# 316Rl



## croyfri

My wife and I just bought our first rv ever... Were planning to tow it from Michigan to Florida, (Orlando). My truck is a '14 1500 Z-71 Silverado which seems to do a pretty good job so far. Do you think we should get some more road time before making this journey. I am a bit concerned about the mountains, but not a deal breaker. 
Thanks for your advise!
Chris


----------



## Todd&Regan

First of all welcome to outbackers and congrats on the new Outback! That's a lot of trailer for a half ton truck. A lot of us here learned for ourselves the uncomfortable feeling of towing a large camper with a half ton truck before upgrading to a 3/4 ton or 1 ton truck. Your main concern is overloading your truck. Find your truck's payload capacity on the sticker on the driver's door. Subtract your camper's hitch wait from the payload capacity and the remaining will be what you have left for vehicle occupants and anything else you put in your truck. The dry hitch weight for a 316RL is 980 pounds. Add two full LP tanks, battery, and other items you have packed towards the front of your camper, and that number goes up quickly. If you're overloaded, that becomes a safety/liability issue. I personally wouldn't go a long distance trip without first becoming really familiar with the camper and getting some towing experience under my belt with the truck/trailer combo. Don't be in a hurry and keep it under 65mph. Happy and safe traveling!

Todd


----------



## croyfri

Todd&Regan said:


> First of all welcome to outbackers and congrats on the new Outback! That's a lot of trailer for a half ton truck. A lot of us here learned for ourselves the uncomfortable feeling of towing a large camper with a half ton truck before upgrading to a 3/4 ton or 1 ton truck. Your main concern is overloading your truck. Find your truck's payload capacity on the sticker on the driver's door. Subtract your camper's hitch wait from the payload capacity and the remaining will be what you have left for vehicle occupants and anything else you put in your truck. The dry hitch weight for a 316RL is 980 pounds. Add two full LP tanks, battery, and other items you have packed towards the front of your camper, and that number goes up quickly. If you're overloaded, that becomes a safety/liability issue. I personally wouldn't go a long distance trip without first becoming really familiar with the camper and getting some towing experience under my belt with the truck/trailer combo. Don't be in a hurry and keep it under 65mph. Happy and safe traveling!
> 
> Todd


Thanks Todd for your reply, also see your a fellow blue liner!!! The dealer assured me the weight was well under tow limits, even did a test tow. As for the length, it''ll deffinately take a while to get used to. Think we may keep it home for the Disney trip... Stay safe!!
Chris


----------



## Oregon_Camper

croyfri said:


> The dealer assured me the weight was well under tow limits, even did a test tow.

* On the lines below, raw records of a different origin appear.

@@ -546,6 +551,7 @@
   const int cn_max = ctx->cbx > ctx->cbu ? ctx->cbx : ctx->cbu;
   const size_t lds_c = sizeof(double) * (size_t)(NC + (NC + MC) * cn_max + 2 * (NC / 2 + 1) * MC);
   const size_t lds_h = sizeof(double) * (size_t)(NC + 3 * NC + 2 * (MC / 2 + 1) * NC);
+  const size_t lds_u = sizeof(double) * (size_t)(NC + K3H_UNITS_PER_JOB * NC + 2 * (MC / 2 + 1) * NC + 4 * NC);
   const size_t lds_5 = sizeof(double) * (size_t)(NC * NC + NC * (NC + MC) + NC + d.emax);
   const unsigned nblk5 = (unsigned)((NC + MC + CB5 - 1) / CB5);
   const unsigned B = (unsigned)d.batch;
@@ -556,7 +562,8 @@
     prof_end(ctx, DDP_HIP_K_BWD_GAINS);
     if (p.has_tensors) {
       prof_begin(ctx, DDP_HIP_K_BWD_ASSEMBLE);
-      if (p.jobs_half && p.packed) hipLaunchKernelGGL((bwd_contract_half<NC, MC, true>), dim3((unsigned)p.njobs_half, B), dim3(BSF), lds_h, ctx->stream, p, t);
+      if (p.units_half) hipLaunchKernelGGL((bwd_contract_units<NC, MC, K3H_UNITS_PER_JOB>), dim3((unsigned)p.njobs_units, B), dim3(BSF), lds_u, ctx->stream, p, t);
+      else if (p.jobs_half && p.packed) hipLaunchKernelGGL((bwd_contract_half<NC, MC, true>), dim3((unsigned)p.njobs_half, B), dim3(BSF), lds_h, ctx->stream, p, t);
       else if (p.jobs_half) hipLaunchKernelGGL((bwd_contract_half<NC, MC, false>), dim3((unsigned)p.njobs_half, B), dim3(BSF), lds_h, ctx->stream, p, t);
       else hipLaunchKernelGGL((bwd_contract<NC, MC>), dim3((unsigned)ctx->njobs, B), dim3(BSF), lds_c, ctx->stream, p, t);
       prof_end(ctx, DDP_HIP_K_BWD_ASSEMBLE);
@@ -591,7 +598,7 @@
 int launch_sweep_v2(ddp_hip_ctx* ctx, const BwdParams& p0) {
   const uint32_t bwd_mask = (2u << DDP_HIP_K_BWD_ASSEMBLE) | (2u << DDP_HIP_K_BWD_GAINS);
   if (ctx->sw.bwd_no_graph || (ctx->profile_mask & bwd_mask)) return enqueue_sweep_v2<NC, MC, BOX>(ctx, p0);
-  const uint64_t key_misc = (uint64_t)p0.has_tensors | ((uint64_t)(p0.vx_trace != nullptr) << 1) | ((uint64_t)p0.sym_tensors << 2) | ((uint64_t)(p0.jobs_half != nullptr) << 3) | ((uint64_t)p0.half_mode << 4) | ((uint64_t)p0.packed << 8);
+  const uint64_t key_misc = (uint64_t)p0.has_tensors | ((uint64_t)(p0.vx_trace != nullptr) << 1) | ((uint64_t)p0.sym_tensors << 2) | ((uint64_t)(p0.jobs_half != nullptr) << 3) | ((uint64_t)p0.half_mode << 4) | ((uint64_t)p0.packed << 8) | ((uint64_t)(p0.units_half != nullptr) << 9);
   auto find = [&](const void* key_x) -> ddp_hip_ctx::BwdGraph* {
     for (auto& g : ctx->bwd_graph)
       if (g.exec && g.key_x == key_x && g.key_misc == key_misc) return &g;
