def qkv_project_fused(lay: AttnLayoutT, bank_cls, bank_reg, w_cls, w_reg, key_score, n_rows_dev, xori_cls=None, xori_reg=None,
                      scale=25.0, tag=None):
    dev, dt = bank_cls.device, lay.dtype
    bufs = {}
    for n in ("qn_cls", "kn_cls", "vn_cls", "qn_reg", "kn_reg", "vn_reg"):
        bufs[n] = torch.empty(lay.row_cap, 256, dtype=dt, device=dev)
    for n in ("vt_cls", "vt_reg"):
        bufs[n] = torch.empty(lay.B * 256, lay.nk_pitch, dtype=dt, device=dev)
    bufs["row_frame"] = torch.empty(lay.row_cap, dtype=torch.int32, device=dev)
    bufs["row_meta"] = torch.empty(lay.row_cap, dtype=torch.int32, device=dev)
    call("tscd_attn_rowmeta", L.AttnRowmetaArgs, lay=lay.to_c(), row_frame=bufs["row_frame"], row_meta=bufs["row_meta"],
         vt_cls=bufs["vt_cls"], vt_reg=bufs["vt_reg"])
    for br, bank, w, ks, xo in (("cls", bank_cls, w_cls, key_score, xori_cls), ("reg", bank_reg, w_reg, None, xori_reg)):
        assert bank.shape[0] >= lay.row_cap and bank.stride(1) == 1 and w.shape == (768, 256) and w.is_contiguous()
        call("tscd_qkv_project", L.QkvProjectArgs, tag=None if tag is None else f"{tag}.{br}", lay=lay.to_c(), rows=lay.row_cap, m_dev=n_rows_dev, x=bank, ldx=bank.stride(0),
             w=w, row_meta=bufs["row_meta"], key_score=ks, scale=scale, qn=bufs["qn_" + br], kn=bufs["kn_" + br],
             vn=bufs["vn_" + br], vt=bufs["vt_" + br], xori=xo, ld_xori=0 if xo is None else xo.stride(0))
    return bufs


def attn_pv(lay: AttnLayoutT, bufs, x_cls, x_reg, stats, need_reg=True, tag=None, max_logit: float = 0.0):
    a = L.AttnPvArgs()
    a.max_logit = max_logit
    a.lay = lay.to_c()
    for n in ("qn_cls", "kn_cls", "qn_reg", "kn_reg", "vt_cls", "vt_reg", "row_frame"):
        setattr(a, n, _p(bufs[n]))
    a.need_reg = int(need_reg)
    a.x_cls, a.x_reg, a.ld_x, a.stats = _p(x_cls), _p(x_reg), x_cls.stride(0), _p(stats)
    with L.timed("tscd_attn_pv", tag):
        L.check(L.lib().tscd_attn_pv(C.byref(a), _stream()), "tscd_attn_pv")


def attn_round2(lay: AttnLayoutT, bufs, vt, stats, out, use_obj_mask, sim_thresh=0.75, conf_sim_thresh=0.99, w_out=None, w_in=None,
                tag=None):
    a = L.AttnRound2Args()
    a.lay = lay.to_c()
    for n in ("qn_cls", "kn_cls", "qn_reg", "kn_reg", "vn_cls", "vn_reg", "row_frame"):
        setattr(a, n, _p(bufs[n]))
    a.vt, a.stats, a.use_obj_mask = _p(vt), _p(stats), int(use_obj_mask)
    a.sim_thresh, a.conf_sim_thresh = sim_thresh, conf_sim_thresh
    a.out, a.ld_out = _p(out), out.stride(0)
    a.w_out, a.w_in = _p(w_out), _p(w_in)
    for t in (w_out, w_in):
        assert t is None or (t.dtype == lay.dtype and t.stride(0) == lay.nk_pitch and t.stride(1) == 1)
    with L.timed("tscd_attn_round2", tag):
        L.check(L.lib().tscd_attn_round2(C.byref(a), _stream()), "tscd_attn_round2")
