# martin-velas/SLAM_plus_plus

Measured on AMD Instinct MI355X. Metric: Lambda solve GFLOP/s (algorithmic factor+solve flops / wall-clock), 100k-pose SE(3), higher is better.
Workload: dtype f64; 1 GPU; C3: synthetic 100000-pose SE(3) chain + loop closures, 6x6 blocks, 201998 upper blocks, n=600000; numeric factor + 2 substitutions per step (symbolic analysis cached, inputs resident in HBM); parallelism=1 GPU

## Files before the change

### slam_plus_plus_amd/csrc/panel_kernel.hip

```cpp
#include <hip/hip_runtime.h>
#include "sparse_kernels.h"

namespace slampp {

#include "sparse_device.inl"

template <int D, int BATCH>
__device__ __forceinline__ void panel_update_block(const TUpdSlot &sl, bool b_valid, const TUpdEnt *__restrict__ ents,
	const double *__restrict__ A, double *L, const double *__restrict__ b, double *w, int n_sub_wave, int n_waves, int lane,
	double *s_ops , double *s_yv , double *s_part )
{
	enum { DD = D * D };
	const TLaneMap mm = lane_map(lane, D, D);
	const bool b_diag = sl.kind != 0;
	const bool b_y = b_diag && lane >= Y_LANE0 && lane < Y_LANE0 + D;
	const int yq = b_y? lane - Y_LANE0 : mm.q;
	double init = 0;
	if(b_valid && n_sub_wave == 0)
		init = b_y? b[sl.cs_src + yq] : (mm.b_act? lambda_element(A, sl.asrc, mm.r, mm.q, D, D, false) : 0.0);
	double sum = 0;
	const TUpdEnt *p_ent = ents + sl.e0;
	const int ne = b_valid? sl.ne : 0;
	for(int e0 = n_sub_wave * BATCH; e0 < ne; e0 += n_waves * BATCH) {
		const int n_here = min(int(BATCH), ne - e0);
// ... 397 lines not shown
			const double init = b_y? s_w[ci * D + yq] : (mm.b_act? s_L[col.slot0 * DD + lane] : 0.0);
			double sum = 0;
			for(int e = 0; e < col.inr; ++ e) {
				const uint32_t en = s_irow[col.ir0 + e];
				sum += row_product_image<D>(s_L + int(en & 0xffff) * DD, s_w + int(en >> 16) * D, mm.r, yq, b_y);
			}
			TColDesc cd;
			cd.linv_off = col.linv_off;
			cd.cs_new = col.cs_new;
			const double acc = init - sum;
			finish_diagonal_fixed<D>(cd, acc, acc, lane, b_y? 0 : mm.r, b_y? 0 : mm.q, mm.b_act, L, Linv, w, s_slot[col.slot0].loff,
				p_flag, s_linv + (ci - ci0) * 64, s_L + col.slot0 * DD, s_w + ci * D);
		}
		__syncthreads();
		PANEL_TICK();
		int n_before = 0;
		for(int ci = ci0; ci < ci1; ++ ci) {
			const int n_slot0 = s_col[ci].slot0, n_nb = s_col[ci].nb;
			for(int kb = 1 + ((wave - n_before) % W + W) % W; kb < n_nb; kb += W) {
				const int n_slot = n_slot0 + kb;
				const TPanelSlot sd = s_slot[n_slot];
				const double init = mm.b_act? s_L[n_slot * DD + lane] : 0.0;
				double sum = 0;
				for(int e = 0; e < sd.inp; ++ e) {
					const uint32_t en = s_ipair[sd.ip0 + e];
					sum += pair_product_image<D>(s_L + int(en & 0xffff) * DD, s_L + int(en >> 16) * DD, mm.r, mm.q);
				}
				finish_offdiagonal<D>(init - sum, lane, mm.r, mm.q, mm.b_act, D, L, sd.loff, s_tile, s_linv + (ci - ci0) * 64, s_L + n_slot * DD);
			}
			n_before += n_nb - 1;
		}
		__syncthreads();
		PANEL_TICK();
		ci0 = ci1;
	}
	panel_hand_up<D>(s_out, n_out, 0, n_out, wave, W, lane, mm, b_y, yq, s_L, s_w, H);
	PANEL_TICK();
}
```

They were also trying to sell you a trailer. You should call them back and ask for a written document, stating they are liable for any issues that could occur due to the trailer being overweight for that truck...I'm guessing they wouldn't agree to that.

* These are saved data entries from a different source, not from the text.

__global__ __launch_bounds__(256) void multi_adamw_kernel(AdamArgs a) {
  const int t = a.chunk_tensor[blockIdx.x];
  const int64_t off = a.chunk_offset[blockIdx.x];
  float* p = reinterpret_cast<float*>(a.p_ptrs[t]) + off;
  const float* g = reinterpret_cast<const float*>(a.g_ptrs[t]) + off;
  float* m = reinterpret_cast<float*>(a.m_ptrs[t]) + off;
  float* v = reinterpret_cast<float*>(a.v_ptrs[t]) + off;
  bf16_t* sh = a.bf16_ptrs && a.bf16_ptrs[t] ? reinterpret_cast<bf16_t*>(a.bf16_ptrs[t]) + off : nullptr;
  int64_t n = a.sizes[t] - off;
  if (n > a.chunk_size) n = a.chunk_size;
  const int grp = a.group_of[t];
  const float lr = a.lr[grp], wd = a.wd[grp];
  float coef = 1.0f;
  if (a.max_norm > 0.f && a.sumsq) {
    const float tn = (float)sqrt(*a.sumsq);
    coef = fminf(1.0f, a.max_norm / (tn + 1e-6f));
  }
  const float step_size = lr / a.bc1;
  typedef float f4 __attribute__((ext_vector_type(4)));
  int64_t i0 = 0;
  if (((reinterpret_cast<uintptr_t>(p) | reinterpret_cast<uintptr_t>(g) | reinterpret_cast<uintptr_t>(m) | reinterpret_cast<uintptr_t>(v)) & 15) == 0 &&
      (!sh || (reinterpret_cast<uintptr_t>(sh) & 7) == 0)) {
    const int64_t n4 = n >> 2;
    for (int64_t i = threadIdx.x; i < n4; i += 256) {
      const f4 g4 = __builtin_nontemporal_load(reinterpret_cast<const f4*>(g) + i) * coef;
      f4 p4 = reinterpret_cast<const f4*>(p)[i] * (1.0f - lr * wd);
      const f4 m4 = a.beta1 * __builtin_nontemporal_load(reinterpret_cast<const f4*>(m) + i) + (1.0f - a.beta1) * g4;
      const f4 v4 = a.beta2 * __builtin_nontemporal_load(reinterpret_cast<const f4*>(v) + i) + (1.0f - a.beta2) * g4 * g4;
#pragma unroll
      for (int e = 0; e < 4; ++e) p4[e] -= step_size * (m4[e] / (sqrtf(v4[e]) / a.bc2_sqrt + a.eps));
      reinterpret_cast<f4*>(p)[i] = p4;
      __builtin_nontemporal_store(m4, reinterpret_cast<f4*>(m) + i);
      __builtin_nontemporal_store(v4, reinterpret_cast<f4*>(v) + i);
      if (sh) {
        bf16x4 o;
        o[0] = (bf16_t)p4[0]; o[1] = (bf16_t)p4[1]; o[2] = (bf16_t)p4[2]; o[3] = (bf16_t)p4[3];
        reinterpret_cast<bf16x4*>(sh)[i] = o;
      }
    }
    i0 = n4 << 2;
  }
  for (int64_t i = i0 + threadIdx.x; i < n; i += 256) {
    const float gi = g[i] * coef;
    float pi = p[i] * (1.0f - lr * wd);
    const float mi = a.beta1 * m[i] + (1.0f - a.beta1) * gi;
    const float vi = a.beta2 * v[i] + (1.0f - a.beta2) * gi * gi;
    const float denom = sqrtf(vi) / a.bc2_sqrt + a.eps;
    pi -= step_size * (mi / denom);
    p[i] = pi; m[i] = mi; v[i] = vi;
    if (sh) sh[i] = (bf16_t)pi;
  }
}

__global__ __launch_bounds__(256) void sumsq_kernel(const float* __restrict__ g, int64_t n, double* __restrict__ out) {
  __shared__ double red[4];
  double s = 0.0;
  for (int64_t i = (int64_t)blockIdx.x * 256 + threadIdx.x; i < n; i += (int64_t)gridDim.x * 256) s += (double)g[i] * g[i];
  s = wave_sum_d(s);
  if ((threadIdx.x & 63) == 0) red[threadIdx.x >> 6] = s;
  __syncthreads();
  if (threadIdx.x == 0) atomicAdd(out, red[0] + red[1] + red[2] + red[3]);
}

__global__ __launch_bounds__(256) void bertadam_kernel(float* __restrict__ p, const float* __restrict__ g, float* __restrict__ m,
                                                       float* __restrict__ v, int64_t n, float lr, float b1, float b2, float e,
                                                       float wd, float max_norm, const double* __restrict__ sumsq) {
  float coef = 1.0f;
  if (max_norm > 0.f) coef = fminf(1.0f, max_norm / ((float)sqrt(*sumsq) + 1e-6f));
  for (int64_t i = (int64_t)blockIdx.x * 256 + threadIdx.x; i < n; i += (int64_t)gridDim.x * 256) {
    const float gi = g[i] * coef;
    const float mi = b1 * m[i] + (1.0f - b1) * gi;
    const float vi = b2 * v[i] + (1.0f - b2) * gi * gi;
    float upd = mi / (sqrtf(vi) + e);
    if (wd > 0.f) upd += wd * p[i];
    p[i] -= lr * upd;
    m[i] = mi; v[i] = vi;
  }
}

static int grid_for(int64_t n, int per) {
  int64_t b = (n + per - 1) / per;
  return (int)(b > 4096 ? 4096 : (b < 1 ? 1 : b));
}

extern "C" int fcmf_abi_version(void) { return 4; }
extern "C" const char* fcmf_build_info(void) { return "libfcmf_hip gfx950 (CDNA4, wave64) abi 4"; }

extern "C" int fcmf_xent_fwd(const void* logits, int64_t ld, const int64_t* labels, float* loss_rows, float* nvalid, int n,
                             int C, int64_t ignore_index, int dtype, void* stream) {
  if (!logits || !labels || !loss_rows || n < 0 || C <= 0) return FCMF_ERR_ARG;
  if (n == 0) return FCMF_OK;
  hipStream_t st = reinterpret_cast<hipStream_t>(stream);
  if (C >= 1024) {
    const int es = dtype == FCMF_F32 ? 4 : 2;
    const int vec = ((reinterpret_cast<uintptr_t>(logits) & 15) == 0) && ((ld * es) % 16 == 0);
    if (dtype == FCMF_F32) hipLaunchKernelGGL((xent_fwd_wide_kernel<float>), dim3(n), dim3(256), 0, st, (const float*)logits, ld, labels, loss_rows, nvalid, C, ignore_index, vec);
    else if (dtype == FCMF_BF16) hipLaunchKernelGGL((xent_fwd_wide_kernel<bf16_t>), dim3(n), dim3(256), 0, st, (const bf16_t*)logits, ld, labels, loss_rows, nvalid, C, ignore_index, vec);
    else return FCMF_ERR_UNSUPPORTED;
    FCMF_CHECK_LAUNCH();
    return FCMF_OK;
  }
  dim3 grid((n + 3) / 4);
  if (dtype == FCMF_F32) hipLaunchKernelGGL((xent_fwd_kernel<float>), grid, dim3(256), 0, st, (const float*)logits, ld, labels, loss_rows, nvalid, n, C, ignore_index);
  else if (dtype == FCMF_BF16) hipLaunchKernelGGL((xent_fwd_kernel<bf16_t>), grid, dim3(256), 0, st, (const bf16_t*)logits, ld, labels, loss_rows, nvalid, n, C, ignore_index);
  else return FCMF_ERR_UNSUPPORTED;
  FCMF_CHECK_LAUNCH();
  return FCMF_OK;
}

extern "C" int fcmf_xent_mean(const float* loss_rows, const int64_t* labels, int n, int64_t ignore_index, float mult,
                              float* out2, void* stream) {
  if (!loss_rows || !labels || !out2 || n < 0) return FCMF_ERR_ARG;
  hipLaunchKernelGGL(xent_mean_kernel, dim3(1), dim3(256), 0, reinterpret_cast<hipStream_t>(stream), loss_rows, labels, n,
                     ignore_index, mult, out2);
  FCMF_CHECK_LAUNCH();
  return FCMF_OK;
}

extern "C" int fcmf_bce_logits(const void* logits, int64_t ld, const float* target, int64_t ldt, int n, int C, const float* dloss,
                               float* loss, void* dlogits, int64_t ldd, float* probs, int dtype, void* stream) {
  if (!logits || (!target && (loss || dlogits)) || n < 0 || C <= 0 || ld < C || (target && ldt < C) || (dlogits && ldd < C))
    return FCMF_ERR_ARG;
  if (n == 0) return FCMF_OK;
  hipStream_t st = reinterpret_cast<hipStream_t>(stream);
  if (dtype == FCMF_F32)
    hipLaunchKernelGGL((bce_logits_kernel<float>), dim3(1), dim3(256), 0, st, (const float*)logits, ld, target, ldt, n, C, dloss, loss,
                       (float*)dlogits, ldd, probs);
  else if (dtype == FCMF_BF16)
    hipLaunchKernelGGL((bce_logits_kernel<bf16_t>), dim3(1), dim3(256), 0, st, (const bf16_t*)logits, ld, target, ldt, n, C, dloss, loss,
                       (bf16_t*)dlogits, ldd, probs);
  else return FCMF_ERR_UNSUPPORTED;
// ... 135 lines not shown
}
template <typename T>
__global__ __launch_bounds__(256) void head_gather_kernel(const T* __restrict__ slot, T* __restrict__ out, int64_t ldo, int G, int Tn,
                                                          int heads, int d) {
  const int d4 = d >> 2;
  const int64_t total = (int64_t)G * Tn * heads * d4;
  for (int64_t i = (int64_t)blockIdx.x * 256 + threadIdx.x; i < total; i += (int64_t)gridDim.x * 256) {
    const int c = (int)(i % d4) * 4;
    const int64_t r = i / d4;
    const int h = (int)(r % heads);
    const int64_t gt = r / heads;
    const int g = (int)(gt / Tn);
    float4 acc = make_float4(0.f, 0.f, 0.f, 0.f);
    for (int sl = 0; sl < heads; ++sl) {
      if ((int)(((int64_t)sl * G + g) % heads) != h) continue;
      const float4 v = Vec4<T>::load(slot + (gt * heads + sl) * d + c);
      acc.x += v.x; acc.y += v.y; acc.z += v.z; acc.w += v.w;
    }
    Vec4<T>::store(out + gt * ldo + (int64_t)h * d + c, acc);
  }
}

I think you are over the rule of thumb (under 20% of your stated towing rating) for that truck/trailer combo. Do you have access to trailer scales in your area? Normally on freeways and are closed on weekends and ??


----------



## croyfri

Oregon_Camper said:


> The dealer assured me the weight was well under tow limits, even did a test tow.


They were also trying to sell you a trailer. You should call them back and ask for a written document, stating they are liable for any issues that could occur due to the trailer being overweight for that truck...I'm guessing they wouldn't agree to that.

I think you are over the rule of thumb (under 20% of your stated towing rating) for that truck/trailer combo. Do you have access to trailer scales in your area? Normally on freeways and are closed on weekends and ??
[/quote]

I'll have DOT check it out for me. Even if they did stretch the truth about the hitch weight, I serious doubt they'll take it back. I have one year left on my 1500 then I'll be stepping into a 2500 Duramax diesel. Had one before and liked it, except ibeing a bit stiff.
Chris


----------